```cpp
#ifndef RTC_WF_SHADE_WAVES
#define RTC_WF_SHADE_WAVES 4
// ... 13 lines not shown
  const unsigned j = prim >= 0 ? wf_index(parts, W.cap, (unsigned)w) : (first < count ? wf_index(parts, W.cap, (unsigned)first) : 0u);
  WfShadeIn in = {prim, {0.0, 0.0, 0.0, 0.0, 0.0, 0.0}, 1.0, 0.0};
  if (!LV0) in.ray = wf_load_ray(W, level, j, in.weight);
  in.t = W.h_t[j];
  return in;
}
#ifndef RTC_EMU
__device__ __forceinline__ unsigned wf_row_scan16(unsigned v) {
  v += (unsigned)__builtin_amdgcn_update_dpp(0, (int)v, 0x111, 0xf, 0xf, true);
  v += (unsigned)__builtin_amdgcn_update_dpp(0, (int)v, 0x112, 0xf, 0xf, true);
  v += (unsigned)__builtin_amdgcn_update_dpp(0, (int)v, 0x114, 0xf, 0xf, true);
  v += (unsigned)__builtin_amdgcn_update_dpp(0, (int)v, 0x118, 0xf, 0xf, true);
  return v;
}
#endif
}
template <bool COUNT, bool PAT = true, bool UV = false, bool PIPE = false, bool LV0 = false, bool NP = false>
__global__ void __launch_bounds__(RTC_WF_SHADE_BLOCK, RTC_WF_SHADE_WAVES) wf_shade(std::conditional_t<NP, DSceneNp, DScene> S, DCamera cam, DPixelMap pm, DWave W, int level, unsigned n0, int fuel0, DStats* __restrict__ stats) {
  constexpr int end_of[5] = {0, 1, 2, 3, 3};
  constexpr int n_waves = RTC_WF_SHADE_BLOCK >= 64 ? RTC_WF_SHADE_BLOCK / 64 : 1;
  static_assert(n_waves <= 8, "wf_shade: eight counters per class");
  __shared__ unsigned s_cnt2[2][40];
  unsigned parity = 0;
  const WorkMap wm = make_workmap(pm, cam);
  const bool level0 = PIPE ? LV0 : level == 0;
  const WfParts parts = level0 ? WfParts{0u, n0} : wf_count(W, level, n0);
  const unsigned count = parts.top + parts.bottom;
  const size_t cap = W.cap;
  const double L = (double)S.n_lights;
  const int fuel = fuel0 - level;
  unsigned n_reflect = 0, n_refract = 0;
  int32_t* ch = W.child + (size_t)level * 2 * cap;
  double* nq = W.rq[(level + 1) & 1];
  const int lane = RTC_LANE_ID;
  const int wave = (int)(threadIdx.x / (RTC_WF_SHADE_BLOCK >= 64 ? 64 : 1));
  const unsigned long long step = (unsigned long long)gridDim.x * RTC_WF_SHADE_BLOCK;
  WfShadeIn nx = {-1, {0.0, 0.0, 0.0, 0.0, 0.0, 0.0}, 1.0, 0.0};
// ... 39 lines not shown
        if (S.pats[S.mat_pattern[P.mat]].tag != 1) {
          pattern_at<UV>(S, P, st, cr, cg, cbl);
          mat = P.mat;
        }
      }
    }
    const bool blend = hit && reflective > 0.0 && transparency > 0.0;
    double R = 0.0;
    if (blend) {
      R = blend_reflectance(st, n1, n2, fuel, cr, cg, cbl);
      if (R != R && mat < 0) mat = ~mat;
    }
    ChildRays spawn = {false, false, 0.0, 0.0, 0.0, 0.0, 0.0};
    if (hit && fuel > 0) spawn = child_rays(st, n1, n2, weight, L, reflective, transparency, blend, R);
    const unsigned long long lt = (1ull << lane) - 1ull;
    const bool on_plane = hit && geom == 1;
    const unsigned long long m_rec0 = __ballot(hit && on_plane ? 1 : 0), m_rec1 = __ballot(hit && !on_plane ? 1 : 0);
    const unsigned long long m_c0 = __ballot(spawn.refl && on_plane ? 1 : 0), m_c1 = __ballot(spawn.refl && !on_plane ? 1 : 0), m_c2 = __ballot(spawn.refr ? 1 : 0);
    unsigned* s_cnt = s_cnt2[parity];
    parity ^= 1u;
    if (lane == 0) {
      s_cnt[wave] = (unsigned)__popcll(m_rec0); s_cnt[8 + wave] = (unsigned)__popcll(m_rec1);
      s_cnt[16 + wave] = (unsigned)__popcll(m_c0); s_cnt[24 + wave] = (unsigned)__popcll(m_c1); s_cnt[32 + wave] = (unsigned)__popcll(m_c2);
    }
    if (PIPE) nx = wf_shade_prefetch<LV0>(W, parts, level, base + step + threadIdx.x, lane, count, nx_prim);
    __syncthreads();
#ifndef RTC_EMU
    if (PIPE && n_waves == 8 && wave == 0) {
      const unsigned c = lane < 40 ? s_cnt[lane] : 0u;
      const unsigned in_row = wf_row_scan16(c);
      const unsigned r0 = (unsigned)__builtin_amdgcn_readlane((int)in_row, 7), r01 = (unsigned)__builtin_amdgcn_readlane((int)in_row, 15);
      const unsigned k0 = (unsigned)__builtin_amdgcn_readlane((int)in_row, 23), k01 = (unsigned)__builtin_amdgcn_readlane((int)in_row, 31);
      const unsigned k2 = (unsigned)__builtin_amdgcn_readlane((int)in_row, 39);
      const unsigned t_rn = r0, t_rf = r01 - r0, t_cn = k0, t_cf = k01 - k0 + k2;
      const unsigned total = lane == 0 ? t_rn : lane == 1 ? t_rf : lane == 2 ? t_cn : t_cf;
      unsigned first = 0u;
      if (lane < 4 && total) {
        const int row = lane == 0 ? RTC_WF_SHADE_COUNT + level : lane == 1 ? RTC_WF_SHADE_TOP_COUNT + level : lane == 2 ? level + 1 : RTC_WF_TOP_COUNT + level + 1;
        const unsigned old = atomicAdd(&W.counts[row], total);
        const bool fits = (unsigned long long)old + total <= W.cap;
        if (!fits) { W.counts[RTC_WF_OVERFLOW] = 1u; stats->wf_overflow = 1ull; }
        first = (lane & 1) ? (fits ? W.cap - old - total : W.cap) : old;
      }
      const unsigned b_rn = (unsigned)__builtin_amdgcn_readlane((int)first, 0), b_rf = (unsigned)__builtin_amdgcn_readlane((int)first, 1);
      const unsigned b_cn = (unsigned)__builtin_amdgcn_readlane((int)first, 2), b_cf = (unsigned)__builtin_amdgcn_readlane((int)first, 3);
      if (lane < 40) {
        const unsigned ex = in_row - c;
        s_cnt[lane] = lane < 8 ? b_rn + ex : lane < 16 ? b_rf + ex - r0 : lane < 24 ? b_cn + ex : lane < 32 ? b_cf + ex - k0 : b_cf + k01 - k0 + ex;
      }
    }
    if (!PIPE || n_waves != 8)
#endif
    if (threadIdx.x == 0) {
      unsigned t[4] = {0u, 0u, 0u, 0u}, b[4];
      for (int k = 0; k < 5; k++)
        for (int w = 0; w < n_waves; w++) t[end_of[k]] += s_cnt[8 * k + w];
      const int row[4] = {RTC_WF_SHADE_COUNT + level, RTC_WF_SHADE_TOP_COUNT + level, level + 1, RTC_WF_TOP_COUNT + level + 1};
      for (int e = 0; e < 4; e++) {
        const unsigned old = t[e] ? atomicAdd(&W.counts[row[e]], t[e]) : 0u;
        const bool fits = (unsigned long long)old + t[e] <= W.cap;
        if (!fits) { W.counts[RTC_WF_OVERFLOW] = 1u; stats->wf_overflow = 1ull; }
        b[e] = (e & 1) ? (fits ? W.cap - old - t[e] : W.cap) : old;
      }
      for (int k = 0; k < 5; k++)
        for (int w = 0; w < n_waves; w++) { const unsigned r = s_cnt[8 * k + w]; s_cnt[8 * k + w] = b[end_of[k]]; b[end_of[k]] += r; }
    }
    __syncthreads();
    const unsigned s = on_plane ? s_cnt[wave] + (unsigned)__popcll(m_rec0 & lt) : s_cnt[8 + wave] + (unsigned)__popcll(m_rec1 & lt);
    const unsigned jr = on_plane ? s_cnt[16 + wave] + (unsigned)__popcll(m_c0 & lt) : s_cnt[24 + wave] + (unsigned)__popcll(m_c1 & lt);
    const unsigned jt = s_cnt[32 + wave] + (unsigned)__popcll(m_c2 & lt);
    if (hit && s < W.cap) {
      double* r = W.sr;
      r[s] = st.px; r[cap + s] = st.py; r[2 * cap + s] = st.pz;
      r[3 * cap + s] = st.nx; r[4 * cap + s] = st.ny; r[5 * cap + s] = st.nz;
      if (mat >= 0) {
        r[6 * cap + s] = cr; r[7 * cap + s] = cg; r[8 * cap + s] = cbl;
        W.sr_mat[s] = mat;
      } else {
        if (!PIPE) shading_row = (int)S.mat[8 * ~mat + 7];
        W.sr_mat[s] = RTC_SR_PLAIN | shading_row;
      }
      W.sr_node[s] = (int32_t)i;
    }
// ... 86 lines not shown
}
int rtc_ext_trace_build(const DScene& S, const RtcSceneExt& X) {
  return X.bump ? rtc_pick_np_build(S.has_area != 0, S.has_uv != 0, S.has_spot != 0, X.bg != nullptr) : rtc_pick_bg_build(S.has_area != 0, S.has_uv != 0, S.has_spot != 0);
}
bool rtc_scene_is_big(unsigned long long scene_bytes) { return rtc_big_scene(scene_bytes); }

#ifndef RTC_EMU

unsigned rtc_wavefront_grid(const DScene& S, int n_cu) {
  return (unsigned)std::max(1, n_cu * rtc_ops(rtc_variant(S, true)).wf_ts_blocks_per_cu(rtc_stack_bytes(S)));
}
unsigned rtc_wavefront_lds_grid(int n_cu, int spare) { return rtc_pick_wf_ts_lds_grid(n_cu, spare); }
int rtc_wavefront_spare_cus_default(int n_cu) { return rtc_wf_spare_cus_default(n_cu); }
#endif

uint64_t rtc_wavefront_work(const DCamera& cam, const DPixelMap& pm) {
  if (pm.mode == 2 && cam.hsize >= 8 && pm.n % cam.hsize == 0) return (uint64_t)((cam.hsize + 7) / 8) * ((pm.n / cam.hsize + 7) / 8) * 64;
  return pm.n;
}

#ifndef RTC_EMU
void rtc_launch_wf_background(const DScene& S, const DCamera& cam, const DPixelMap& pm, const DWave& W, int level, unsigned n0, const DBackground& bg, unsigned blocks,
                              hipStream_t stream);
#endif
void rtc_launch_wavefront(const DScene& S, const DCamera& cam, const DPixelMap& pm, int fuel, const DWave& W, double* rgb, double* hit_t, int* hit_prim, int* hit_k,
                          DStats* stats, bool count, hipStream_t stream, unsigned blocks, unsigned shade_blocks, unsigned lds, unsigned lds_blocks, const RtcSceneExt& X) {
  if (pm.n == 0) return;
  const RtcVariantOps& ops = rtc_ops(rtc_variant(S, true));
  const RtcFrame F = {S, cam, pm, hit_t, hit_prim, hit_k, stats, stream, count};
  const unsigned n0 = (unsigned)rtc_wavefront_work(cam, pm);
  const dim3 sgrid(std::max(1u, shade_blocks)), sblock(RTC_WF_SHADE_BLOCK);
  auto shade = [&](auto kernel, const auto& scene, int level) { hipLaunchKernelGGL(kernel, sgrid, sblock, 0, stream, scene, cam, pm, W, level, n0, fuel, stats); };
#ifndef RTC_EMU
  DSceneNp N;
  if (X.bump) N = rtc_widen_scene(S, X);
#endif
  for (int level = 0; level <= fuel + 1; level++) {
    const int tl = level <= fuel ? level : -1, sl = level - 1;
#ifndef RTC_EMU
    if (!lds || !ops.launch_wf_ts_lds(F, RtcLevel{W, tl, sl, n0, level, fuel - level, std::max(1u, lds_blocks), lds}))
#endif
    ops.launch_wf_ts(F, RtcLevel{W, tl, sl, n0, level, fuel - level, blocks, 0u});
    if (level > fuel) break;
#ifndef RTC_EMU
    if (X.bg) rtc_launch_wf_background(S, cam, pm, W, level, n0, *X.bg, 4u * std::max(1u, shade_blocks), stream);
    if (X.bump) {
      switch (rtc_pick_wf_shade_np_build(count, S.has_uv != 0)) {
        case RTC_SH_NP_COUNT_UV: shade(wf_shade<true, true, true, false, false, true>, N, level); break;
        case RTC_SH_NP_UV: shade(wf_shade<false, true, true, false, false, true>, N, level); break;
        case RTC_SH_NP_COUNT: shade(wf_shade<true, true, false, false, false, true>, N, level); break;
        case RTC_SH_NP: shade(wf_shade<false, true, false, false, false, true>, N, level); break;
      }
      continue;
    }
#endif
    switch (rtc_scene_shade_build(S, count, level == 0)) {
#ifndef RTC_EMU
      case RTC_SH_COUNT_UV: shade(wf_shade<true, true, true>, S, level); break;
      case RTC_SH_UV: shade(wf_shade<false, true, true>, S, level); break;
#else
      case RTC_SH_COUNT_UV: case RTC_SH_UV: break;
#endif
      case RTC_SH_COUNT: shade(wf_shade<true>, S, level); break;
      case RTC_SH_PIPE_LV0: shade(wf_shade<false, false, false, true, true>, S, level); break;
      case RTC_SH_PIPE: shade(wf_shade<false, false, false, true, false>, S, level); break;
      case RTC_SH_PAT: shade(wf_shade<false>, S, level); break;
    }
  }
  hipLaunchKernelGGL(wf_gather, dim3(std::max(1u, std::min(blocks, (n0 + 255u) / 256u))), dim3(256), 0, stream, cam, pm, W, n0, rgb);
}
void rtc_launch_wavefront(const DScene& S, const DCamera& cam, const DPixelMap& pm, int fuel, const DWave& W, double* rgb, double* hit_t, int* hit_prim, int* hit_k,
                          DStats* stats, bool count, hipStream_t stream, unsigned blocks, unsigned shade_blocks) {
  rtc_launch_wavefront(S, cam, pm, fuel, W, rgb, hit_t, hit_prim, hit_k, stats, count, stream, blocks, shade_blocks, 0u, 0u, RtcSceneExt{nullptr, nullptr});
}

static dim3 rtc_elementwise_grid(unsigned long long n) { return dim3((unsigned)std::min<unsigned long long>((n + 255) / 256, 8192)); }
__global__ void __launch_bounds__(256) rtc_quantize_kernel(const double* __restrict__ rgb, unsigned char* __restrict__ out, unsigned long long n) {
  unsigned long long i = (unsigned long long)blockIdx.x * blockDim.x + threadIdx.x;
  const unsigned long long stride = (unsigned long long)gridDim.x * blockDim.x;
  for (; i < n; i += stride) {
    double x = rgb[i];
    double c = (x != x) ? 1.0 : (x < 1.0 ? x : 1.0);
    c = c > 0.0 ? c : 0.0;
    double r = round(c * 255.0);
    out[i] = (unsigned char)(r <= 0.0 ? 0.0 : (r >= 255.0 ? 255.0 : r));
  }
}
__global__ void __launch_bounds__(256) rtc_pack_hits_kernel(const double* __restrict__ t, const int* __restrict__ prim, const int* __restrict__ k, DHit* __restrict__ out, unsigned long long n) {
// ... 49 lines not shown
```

★ ★ ★ ★ ★ ★ ★

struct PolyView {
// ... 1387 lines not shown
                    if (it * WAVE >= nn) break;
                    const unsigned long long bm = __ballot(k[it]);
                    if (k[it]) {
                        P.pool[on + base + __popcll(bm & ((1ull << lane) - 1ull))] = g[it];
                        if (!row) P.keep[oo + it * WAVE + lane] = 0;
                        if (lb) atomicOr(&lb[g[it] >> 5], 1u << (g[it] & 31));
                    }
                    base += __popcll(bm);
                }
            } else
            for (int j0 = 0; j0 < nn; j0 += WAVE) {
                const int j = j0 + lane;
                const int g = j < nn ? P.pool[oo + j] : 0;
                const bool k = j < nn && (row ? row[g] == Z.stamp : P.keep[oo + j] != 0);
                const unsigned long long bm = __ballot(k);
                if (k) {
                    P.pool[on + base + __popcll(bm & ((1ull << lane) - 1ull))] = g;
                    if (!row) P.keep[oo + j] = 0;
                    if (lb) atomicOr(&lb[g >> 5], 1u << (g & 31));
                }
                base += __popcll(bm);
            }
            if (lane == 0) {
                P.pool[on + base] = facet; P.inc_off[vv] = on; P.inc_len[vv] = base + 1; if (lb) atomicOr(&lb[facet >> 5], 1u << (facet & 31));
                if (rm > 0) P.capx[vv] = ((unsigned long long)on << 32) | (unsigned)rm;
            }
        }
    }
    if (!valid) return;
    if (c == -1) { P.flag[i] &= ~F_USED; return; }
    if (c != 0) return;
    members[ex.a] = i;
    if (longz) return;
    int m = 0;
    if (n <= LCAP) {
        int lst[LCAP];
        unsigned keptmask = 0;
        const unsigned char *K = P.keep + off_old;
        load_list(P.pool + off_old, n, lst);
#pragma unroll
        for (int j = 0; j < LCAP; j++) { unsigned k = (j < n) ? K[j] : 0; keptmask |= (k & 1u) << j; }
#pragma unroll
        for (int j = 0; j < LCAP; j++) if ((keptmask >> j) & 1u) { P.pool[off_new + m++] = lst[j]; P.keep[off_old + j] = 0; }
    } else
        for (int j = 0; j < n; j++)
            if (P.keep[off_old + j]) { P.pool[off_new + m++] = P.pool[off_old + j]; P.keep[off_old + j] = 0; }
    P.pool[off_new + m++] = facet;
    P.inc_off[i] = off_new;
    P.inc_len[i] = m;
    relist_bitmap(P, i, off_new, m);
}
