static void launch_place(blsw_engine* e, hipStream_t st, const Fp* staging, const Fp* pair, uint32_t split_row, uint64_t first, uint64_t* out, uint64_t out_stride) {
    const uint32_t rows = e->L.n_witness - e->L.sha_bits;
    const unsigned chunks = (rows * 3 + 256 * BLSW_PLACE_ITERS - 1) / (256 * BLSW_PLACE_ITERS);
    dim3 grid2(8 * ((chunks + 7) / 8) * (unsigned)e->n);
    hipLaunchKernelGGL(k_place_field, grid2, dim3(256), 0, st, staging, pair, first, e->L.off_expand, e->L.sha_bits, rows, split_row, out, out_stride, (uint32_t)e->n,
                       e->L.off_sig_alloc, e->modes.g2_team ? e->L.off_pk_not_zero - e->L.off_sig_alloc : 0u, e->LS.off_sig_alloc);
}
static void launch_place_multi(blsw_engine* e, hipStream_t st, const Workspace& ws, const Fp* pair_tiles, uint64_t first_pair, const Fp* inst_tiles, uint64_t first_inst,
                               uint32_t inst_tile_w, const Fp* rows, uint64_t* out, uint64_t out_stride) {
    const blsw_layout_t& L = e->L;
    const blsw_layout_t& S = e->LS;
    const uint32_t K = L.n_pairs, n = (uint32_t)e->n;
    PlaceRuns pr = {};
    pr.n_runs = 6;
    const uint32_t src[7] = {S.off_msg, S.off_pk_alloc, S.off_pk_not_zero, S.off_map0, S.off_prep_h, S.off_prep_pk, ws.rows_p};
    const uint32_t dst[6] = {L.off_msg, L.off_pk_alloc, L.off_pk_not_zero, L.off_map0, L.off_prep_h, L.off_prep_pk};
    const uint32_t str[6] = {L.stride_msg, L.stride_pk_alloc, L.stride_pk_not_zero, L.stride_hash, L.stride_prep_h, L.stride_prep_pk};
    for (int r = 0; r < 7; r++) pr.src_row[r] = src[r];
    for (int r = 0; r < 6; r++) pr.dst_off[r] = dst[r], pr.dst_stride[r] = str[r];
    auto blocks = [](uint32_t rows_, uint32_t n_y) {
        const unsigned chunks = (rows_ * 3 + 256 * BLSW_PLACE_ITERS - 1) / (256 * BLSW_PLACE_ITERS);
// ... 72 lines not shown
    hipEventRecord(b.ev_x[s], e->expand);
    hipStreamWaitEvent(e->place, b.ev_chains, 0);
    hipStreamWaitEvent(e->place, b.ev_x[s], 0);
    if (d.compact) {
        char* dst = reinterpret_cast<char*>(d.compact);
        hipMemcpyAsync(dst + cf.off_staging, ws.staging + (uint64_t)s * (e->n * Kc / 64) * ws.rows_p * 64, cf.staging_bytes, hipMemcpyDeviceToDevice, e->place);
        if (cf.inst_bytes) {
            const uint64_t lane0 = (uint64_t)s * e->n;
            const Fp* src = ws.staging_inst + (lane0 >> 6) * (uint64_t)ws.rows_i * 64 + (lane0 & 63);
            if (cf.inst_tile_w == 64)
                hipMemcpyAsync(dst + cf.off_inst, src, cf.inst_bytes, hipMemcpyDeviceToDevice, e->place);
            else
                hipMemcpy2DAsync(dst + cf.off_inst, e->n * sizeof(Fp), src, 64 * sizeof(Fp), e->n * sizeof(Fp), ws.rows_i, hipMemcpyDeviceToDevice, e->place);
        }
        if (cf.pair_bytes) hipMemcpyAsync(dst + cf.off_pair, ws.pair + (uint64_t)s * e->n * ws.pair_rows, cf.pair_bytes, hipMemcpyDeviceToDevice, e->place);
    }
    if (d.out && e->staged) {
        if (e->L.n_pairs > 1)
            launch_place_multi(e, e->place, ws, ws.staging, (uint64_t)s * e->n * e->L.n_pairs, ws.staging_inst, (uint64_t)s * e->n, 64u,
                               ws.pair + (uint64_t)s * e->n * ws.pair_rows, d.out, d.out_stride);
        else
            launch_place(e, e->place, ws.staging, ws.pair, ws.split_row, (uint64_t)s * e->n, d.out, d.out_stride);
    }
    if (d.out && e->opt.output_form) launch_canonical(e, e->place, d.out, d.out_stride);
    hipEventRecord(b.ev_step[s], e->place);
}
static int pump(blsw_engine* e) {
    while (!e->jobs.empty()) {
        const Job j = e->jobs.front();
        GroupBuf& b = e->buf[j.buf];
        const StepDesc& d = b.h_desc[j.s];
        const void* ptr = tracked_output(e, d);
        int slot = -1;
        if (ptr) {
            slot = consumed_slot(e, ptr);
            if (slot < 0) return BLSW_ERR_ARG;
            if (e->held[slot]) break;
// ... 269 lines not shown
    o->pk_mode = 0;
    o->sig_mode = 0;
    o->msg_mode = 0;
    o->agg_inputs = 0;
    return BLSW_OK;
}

★ ★ ★ ★ ★ ★ ★

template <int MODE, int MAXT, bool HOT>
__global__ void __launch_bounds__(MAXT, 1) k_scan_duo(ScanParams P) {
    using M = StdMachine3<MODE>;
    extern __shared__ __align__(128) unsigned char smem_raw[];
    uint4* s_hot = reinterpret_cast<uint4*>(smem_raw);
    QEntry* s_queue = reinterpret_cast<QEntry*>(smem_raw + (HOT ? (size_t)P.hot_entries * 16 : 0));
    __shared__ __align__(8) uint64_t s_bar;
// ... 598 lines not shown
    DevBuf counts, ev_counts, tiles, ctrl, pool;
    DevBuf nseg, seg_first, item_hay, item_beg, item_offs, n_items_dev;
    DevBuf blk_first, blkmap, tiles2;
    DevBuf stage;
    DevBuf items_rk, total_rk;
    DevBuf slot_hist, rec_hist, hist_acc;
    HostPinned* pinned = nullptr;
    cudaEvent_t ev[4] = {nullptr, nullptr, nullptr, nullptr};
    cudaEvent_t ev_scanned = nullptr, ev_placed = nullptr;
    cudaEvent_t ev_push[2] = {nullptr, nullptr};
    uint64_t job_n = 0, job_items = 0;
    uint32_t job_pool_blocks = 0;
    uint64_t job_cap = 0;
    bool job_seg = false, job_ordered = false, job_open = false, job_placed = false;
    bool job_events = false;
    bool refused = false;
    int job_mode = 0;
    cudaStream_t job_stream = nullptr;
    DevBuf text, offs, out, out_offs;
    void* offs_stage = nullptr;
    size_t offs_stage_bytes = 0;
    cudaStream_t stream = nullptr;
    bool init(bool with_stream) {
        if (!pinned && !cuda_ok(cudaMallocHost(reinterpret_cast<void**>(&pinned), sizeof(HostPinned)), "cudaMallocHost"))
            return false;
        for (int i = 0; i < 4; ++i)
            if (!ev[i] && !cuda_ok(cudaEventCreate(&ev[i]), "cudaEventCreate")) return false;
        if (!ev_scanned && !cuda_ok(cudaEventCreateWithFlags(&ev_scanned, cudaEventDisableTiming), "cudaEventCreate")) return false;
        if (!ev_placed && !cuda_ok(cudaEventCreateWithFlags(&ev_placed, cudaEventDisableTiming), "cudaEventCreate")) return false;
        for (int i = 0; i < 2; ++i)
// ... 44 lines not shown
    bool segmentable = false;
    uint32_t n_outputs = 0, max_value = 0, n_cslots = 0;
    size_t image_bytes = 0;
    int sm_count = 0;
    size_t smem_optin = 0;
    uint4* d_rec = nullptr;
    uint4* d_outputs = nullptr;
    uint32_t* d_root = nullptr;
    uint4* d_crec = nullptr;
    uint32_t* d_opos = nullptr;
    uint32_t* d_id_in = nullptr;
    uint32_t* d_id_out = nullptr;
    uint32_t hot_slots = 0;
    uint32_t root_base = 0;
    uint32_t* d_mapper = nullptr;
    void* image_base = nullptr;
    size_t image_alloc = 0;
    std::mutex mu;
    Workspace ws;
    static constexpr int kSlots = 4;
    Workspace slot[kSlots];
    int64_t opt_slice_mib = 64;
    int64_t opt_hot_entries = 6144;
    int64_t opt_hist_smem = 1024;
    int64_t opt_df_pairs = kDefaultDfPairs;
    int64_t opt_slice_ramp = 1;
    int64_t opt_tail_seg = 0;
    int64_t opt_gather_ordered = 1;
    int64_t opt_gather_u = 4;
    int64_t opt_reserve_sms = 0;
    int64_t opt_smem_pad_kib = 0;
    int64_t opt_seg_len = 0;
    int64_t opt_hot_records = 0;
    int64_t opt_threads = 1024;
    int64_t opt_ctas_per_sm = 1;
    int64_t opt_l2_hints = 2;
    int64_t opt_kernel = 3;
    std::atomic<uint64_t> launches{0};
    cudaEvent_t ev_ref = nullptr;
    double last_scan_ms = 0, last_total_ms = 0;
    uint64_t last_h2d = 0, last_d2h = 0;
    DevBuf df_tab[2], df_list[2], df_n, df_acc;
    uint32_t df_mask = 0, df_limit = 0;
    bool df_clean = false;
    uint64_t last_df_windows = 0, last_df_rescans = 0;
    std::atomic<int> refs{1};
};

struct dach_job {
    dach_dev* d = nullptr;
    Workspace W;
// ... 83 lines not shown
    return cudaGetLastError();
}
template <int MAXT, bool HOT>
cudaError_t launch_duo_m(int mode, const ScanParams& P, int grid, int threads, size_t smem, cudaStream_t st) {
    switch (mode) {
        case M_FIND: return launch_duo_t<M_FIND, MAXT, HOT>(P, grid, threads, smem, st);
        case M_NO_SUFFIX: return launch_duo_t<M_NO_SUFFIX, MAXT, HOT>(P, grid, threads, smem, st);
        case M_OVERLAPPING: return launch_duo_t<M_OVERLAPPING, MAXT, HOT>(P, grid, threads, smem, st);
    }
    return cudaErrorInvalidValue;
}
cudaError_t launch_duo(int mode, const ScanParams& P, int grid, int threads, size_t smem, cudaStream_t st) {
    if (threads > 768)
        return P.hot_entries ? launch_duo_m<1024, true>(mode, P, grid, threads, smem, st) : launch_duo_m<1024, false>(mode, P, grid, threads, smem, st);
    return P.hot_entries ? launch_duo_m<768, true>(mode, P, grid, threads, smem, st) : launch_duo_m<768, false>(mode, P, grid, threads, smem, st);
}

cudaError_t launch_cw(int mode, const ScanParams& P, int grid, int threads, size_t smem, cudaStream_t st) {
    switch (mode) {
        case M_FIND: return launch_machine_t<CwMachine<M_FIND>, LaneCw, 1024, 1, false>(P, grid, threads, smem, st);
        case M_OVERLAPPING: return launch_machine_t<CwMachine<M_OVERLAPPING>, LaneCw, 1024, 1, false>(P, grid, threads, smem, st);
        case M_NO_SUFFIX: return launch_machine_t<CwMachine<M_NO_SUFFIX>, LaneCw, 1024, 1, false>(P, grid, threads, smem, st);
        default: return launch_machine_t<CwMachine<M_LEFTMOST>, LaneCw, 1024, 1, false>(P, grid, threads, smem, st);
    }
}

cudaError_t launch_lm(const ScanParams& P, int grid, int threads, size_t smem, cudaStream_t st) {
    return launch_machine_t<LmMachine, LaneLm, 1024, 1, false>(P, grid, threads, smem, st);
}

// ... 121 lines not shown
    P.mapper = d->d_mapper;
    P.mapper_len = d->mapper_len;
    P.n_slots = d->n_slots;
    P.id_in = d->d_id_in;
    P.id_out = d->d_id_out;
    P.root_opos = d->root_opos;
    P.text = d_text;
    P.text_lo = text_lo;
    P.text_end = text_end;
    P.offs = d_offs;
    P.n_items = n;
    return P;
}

★ ★ ★ ★ ★ ★ ★

What to do =>
Copy each line of the listing that carries the string "gridDim".

Output =>
  const unsigned long long step = (unsigned long long)gridDim.x * RTC_WF_SHADE_BLOCK;
  const unsigned long long stride = (unsigned long long)gridDim.x * blockDim.x;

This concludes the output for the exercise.